Some lines below may hold the string "long". Count them and give only the total.

(Beginning of Material to process)

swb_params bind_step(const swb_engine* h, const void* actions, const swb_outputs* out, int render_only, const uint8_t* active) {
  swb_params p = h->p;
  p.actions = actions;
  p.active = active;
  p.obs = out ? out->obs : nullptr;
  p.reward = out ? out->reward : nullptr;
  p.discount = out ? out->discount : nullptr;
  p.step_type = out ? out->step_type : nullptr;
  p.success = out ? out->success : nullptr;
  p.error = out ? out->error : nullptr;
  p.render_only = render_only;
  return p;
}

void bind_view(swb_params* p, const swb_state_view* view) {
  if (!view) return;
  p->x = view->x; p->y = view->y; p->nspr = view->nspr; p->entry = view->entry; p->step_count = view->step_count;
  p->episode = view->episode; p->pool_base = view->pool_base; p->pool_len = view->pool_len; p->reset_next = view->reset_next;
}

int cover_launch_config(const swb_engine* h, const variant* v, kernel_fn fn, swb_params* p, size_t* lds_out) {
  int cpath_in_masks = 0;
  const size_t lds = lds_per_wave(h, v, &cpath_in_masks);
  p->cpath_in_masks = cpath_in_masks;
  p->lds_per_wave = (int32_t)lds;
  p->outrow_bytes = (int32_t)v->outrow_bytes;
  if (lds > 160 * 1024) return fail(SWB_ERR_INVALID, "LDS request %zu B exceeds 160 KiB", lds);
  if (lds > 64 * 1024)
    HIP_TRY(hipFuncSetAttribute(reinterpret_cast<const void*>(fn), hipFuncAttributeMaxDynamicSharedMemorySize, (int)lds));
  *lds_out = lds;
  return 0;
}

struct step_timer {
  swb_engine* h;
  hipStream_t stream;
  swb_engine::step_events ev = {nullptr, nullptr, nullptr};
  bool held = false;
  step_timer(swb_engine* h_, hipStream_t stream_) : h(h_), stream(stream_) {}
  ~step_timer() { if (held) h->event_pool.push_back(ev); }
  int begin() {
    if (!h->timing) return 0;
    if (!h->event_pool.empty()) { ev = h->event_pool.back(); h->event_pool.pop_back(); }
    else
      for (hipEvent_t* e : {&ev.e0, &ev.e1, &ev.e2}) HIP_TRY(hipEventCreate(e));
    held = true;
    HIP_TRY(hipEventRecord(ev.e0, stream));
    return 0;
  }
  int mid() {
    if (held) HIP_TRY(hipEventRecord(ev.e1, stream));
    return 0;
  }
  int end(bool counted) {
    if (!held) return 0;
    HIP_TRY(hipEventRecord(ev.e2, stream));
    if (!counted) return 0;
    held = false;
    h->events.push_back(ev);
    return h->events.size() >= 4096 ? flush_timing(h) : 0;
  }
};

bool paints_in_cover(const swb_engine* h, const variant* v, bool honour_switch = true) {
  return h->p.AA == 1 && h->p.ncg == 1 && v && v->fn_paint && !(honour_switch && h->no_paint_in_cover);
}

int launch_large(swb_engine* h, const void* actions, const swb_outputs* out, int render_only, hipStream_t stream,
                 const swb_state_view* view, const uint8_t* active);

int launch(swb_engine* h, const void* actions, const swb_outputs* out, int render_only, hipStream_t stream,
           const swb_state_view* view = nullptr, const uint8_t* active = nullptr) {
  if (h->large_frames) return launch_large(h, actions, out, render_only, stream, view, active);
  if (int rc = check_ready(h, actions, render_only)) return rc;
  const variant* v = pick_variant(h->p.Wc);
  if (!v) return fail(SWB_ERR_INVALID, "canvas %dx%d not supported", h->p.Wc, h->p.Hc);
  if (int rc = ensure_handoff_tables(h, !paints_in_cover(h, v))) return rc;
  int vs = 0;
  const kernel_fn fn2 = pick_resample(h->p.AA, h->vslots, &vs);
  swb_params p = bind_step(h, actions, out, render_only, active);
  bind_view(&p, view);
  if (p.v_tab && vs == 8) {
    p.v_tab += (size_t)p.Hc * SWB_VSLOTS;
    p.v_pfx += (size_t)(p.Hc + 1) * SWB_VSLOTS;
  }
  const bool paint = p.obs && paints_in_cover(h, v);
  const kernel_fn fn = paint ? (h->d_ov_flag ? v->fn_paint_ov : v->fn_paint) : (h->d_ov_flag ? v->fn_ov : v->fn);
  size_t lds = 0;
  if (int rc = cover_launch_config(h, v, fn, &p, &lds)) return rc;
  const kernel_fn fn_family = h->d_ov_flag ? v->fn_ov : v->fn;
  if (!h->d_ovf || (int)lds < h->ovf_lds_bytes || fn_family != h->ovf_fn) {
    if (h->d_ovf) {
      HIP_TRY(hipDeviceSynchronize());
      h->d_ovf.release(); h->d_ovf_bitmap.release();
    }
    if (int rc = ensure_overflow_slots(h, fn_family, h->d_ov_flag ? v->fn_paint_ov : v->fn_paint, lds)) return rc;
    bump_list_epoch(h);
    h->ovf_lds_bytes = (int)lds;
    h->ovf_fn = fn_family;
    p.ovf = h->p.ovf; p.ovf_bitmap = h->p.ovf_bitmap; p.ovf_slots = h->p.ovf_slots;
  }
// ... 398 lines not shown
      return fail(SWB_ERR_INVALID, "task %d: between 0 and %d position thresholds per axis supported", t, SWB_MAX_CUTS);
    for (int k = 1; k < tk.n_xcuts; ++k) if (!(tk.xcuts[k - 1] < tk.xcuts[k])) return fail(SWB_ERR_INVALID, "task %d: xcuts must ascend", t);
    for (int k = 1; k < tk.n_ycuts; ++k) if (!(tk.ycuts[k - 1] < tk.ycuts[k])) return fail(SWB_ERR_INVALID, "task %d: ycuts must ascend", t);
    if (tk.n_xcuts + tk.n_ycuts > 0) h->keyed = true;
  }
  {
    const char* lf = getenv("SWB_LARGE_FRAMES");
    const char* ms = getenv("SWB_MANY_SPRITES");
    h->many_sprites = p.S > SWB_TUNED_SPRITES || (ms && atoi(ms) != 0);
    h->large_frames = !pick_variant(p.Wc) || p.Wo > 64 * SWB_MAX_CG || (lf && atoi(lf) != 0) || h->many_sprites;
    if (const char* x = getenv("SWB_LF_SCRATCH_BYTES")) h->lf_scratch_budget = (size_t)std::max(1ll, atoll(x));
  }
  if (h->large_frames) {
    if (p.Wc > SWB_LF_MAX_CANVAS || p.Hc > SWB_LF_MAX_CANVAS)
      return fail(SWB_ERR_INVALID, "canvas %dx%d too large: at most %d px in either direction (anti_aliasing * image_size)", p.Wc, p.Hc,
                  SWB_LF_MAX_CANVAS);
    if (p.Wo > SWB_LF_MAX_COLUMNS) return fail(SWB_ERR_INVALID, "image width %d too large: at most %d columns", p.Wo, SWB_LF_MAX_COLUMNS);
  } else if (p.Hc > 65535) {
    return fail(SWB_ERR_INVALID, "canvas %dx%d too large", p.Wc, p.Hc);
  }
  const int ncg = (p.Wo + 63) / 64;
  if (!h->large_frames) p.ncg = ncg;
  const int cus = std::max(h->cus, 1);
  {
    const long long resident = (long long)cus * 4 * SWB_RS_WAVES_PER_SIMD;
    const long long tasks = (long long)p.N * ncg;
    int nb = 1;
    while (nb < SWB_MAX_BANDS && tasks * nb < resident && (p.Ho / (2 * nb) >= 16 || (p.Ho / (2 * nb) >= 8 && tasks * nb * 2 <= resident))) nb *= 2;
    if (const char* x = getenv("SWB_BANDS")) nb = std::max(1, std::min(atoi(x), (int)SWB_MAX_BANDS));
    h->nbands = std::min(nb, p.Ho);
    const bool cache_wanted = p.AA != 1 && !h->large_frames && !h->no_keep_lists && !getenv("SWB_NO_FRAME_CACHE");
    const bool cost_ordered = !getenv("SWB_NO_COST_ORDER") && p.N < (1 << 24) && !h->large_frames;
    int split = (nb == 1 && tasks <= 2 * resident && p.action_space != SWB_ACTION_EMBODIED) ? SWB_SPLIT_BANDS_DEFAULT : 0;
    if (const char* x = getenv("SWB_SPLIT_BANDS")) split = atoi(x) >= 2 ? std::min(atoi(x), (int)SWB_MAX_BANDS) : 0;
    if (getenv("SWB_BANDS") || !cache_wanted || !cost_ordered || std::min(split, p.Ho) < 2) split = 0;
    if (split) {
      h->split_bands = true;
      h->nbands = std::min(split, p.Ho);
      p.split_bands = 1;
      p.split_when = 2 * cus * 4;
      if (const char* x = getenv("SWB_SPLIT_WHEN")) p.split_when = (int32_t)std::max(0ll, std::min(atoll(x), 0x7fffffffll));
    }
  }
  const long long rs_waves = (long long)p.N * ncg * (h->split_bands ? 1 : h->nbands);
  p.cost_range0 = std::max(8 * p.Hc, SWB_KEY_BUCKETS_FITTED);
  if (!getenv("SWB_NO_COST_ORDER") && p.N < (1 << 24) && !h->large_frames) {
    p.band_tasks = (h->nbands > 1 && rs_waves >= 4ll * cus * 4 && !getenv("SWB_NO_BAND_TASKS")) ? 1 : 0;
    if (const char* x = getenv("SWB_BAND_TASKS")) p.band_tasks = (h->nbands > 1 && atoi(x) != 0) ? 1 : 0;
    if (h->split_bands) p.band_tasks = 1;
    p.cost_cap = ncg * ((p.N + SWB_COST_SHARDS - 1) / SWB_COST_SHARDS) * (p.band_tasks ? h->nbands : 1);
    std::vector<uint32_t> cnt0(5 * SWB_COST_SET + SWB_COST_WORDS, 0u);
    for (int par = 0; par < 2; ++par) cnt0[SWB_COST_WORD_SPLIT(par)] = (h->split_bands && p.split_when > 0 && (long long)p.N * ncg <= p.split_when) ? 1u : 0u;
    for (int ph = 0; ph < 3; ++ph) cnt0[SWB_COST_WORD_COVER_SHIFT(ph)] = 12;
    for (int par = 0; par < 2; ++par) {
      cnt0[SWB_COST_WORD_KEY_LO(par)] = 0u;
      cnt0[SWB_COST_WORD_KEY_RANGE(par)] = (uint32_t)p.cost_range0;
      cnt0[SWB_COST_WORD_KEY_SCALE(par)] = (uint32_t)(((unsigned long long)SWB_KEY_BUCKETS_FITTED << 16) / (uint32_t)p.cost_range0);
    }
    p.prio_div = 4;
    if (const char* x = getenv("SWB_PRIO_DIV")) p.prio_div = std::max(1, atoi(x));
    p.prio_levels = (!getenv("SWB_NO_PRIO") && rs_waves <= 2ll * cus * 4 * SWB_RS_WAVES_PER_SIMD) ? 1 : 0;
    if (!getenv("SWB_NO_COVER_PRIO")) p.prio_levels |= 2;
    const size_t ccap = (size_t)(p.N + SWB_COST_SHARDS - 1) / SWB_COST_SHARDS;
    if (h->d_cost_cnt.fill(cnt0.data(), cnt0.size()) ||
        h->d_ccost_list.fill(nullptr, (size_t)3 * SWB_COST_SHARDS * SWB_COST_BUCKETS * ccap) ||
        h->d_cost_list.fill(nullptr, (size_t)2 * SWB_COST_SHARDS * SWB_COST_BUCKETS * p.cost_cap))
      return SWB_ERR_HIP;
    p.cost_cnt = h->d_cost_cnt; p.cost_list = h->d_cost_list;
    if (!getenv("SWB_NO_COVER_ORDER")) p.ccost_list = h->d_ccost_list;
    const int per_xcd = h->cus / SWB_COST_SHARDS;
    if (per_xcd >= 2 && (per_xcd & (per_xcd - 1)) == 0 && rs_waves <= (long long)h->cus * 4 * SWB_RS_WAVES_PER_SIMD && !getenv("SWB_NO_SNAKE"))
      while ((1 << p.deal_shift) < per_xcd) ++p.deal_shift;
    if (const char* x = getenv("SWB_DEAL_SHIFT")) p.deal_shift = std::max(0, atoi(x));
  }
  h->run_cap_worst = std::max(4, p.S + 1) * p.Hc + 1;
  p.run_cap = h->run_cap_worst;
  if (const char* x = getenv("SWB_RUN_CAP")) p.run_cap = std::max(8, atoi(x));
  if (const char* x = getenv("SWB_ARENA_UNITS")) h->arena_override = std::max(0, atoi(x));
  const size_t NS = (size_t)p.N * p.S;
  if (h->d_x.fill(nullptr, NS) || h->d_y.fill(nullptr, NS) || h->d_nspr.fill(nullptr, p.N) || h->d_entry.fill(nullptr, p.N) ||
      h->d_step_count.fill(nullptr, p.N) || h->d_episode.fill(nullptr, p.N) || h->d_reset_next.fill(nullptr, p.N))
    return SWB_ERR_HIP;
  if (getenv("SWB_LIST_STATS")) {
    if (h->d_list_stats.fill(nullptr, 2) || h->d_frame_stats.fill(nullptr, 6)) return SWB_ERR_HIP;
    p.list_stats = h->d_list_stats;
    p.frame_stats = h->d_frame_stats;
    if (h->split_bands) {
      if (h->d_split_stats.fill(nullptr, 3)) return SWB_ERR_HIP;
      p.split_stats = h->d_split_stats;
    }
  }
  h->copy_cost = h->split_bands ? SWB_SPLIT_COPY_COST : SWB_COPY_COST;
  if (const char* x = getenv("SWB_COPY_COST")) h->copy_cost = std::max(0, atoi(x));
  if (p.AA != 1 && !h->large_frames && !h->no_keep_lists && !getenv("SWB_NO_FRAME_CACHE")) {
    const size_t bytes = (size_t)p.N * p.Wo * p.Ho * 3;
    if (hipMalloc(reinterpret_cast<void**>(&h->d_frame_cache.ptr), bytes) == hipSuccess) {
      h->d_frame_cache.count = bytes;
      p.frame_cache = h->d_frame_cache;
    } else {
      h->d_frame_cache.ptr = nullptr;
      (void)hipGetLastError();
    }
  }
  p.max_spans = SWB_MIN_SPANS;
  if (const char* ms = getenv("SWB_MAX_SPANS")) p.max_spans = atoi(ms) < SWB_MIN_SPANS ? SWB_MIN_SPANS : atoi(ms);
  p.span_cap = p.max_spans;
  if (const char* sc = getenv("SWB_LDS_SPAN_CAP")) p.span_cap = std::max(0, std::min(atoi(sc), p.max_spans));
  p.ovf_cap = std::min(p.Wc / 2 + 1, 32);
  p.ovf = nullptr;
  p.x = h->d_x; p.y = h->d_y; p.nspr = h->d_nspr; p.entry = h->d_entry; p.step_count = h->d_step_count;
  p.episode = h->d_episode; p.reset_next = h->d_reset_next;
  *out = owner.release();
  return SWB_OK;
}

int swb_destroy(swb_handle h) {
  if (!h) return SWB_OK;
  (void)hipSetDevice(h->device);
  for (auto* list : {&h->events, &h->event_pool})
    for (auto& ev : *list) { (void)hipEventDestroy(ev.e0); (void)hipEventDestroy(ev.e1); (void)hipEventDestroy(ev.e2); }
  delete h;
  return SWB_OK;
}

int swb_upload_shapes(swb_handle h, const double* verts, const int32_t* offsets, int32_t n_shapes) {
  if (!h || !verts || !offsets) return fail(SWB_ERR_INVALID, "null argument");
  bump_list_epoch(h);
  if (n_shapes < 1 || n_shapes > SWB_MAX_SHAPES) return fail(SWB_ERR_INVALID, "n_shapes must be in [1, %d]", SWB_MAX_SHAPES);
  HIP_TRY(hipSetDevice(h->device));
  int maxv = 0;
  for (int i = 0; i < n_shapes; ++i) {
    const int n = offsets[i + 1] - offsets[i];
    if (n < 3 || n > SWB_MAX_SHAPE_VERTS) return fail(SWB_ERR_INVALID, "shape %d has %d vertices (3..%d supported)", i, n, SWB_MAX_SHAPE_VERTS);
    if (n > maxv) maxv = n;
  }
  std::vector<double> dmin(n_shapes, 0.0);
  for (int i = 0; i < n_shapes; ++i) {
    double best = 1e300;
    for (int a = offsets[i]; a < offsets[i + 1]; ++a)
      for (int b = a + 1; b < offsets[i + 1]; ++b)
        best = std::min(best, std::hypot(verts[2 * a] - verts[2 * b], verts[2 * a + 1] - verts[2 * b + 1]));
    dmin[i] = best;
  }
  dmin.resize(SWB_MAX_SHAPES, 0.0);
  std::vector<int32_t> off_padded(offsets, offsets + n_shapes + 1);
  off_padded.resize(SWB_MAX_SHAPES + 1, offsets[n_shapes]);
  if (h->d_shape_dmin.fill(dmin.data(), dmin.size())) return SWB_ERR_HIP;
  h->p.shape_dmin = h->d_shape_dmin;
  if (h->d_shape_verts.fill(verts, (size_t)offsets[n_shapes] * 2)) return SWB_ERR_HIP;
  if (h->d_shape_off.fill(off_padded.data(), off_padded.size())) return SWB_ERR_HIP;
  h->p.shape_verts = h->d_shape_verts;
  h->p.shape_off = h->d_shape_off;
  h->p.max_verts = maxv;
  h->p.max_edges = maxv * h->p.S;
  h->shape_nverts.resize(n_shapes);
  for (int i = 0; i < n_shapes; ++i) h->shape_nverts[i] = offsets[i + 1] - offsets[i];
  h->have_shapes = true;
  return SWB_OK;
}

(End of Material to process)

→ Response to the task
6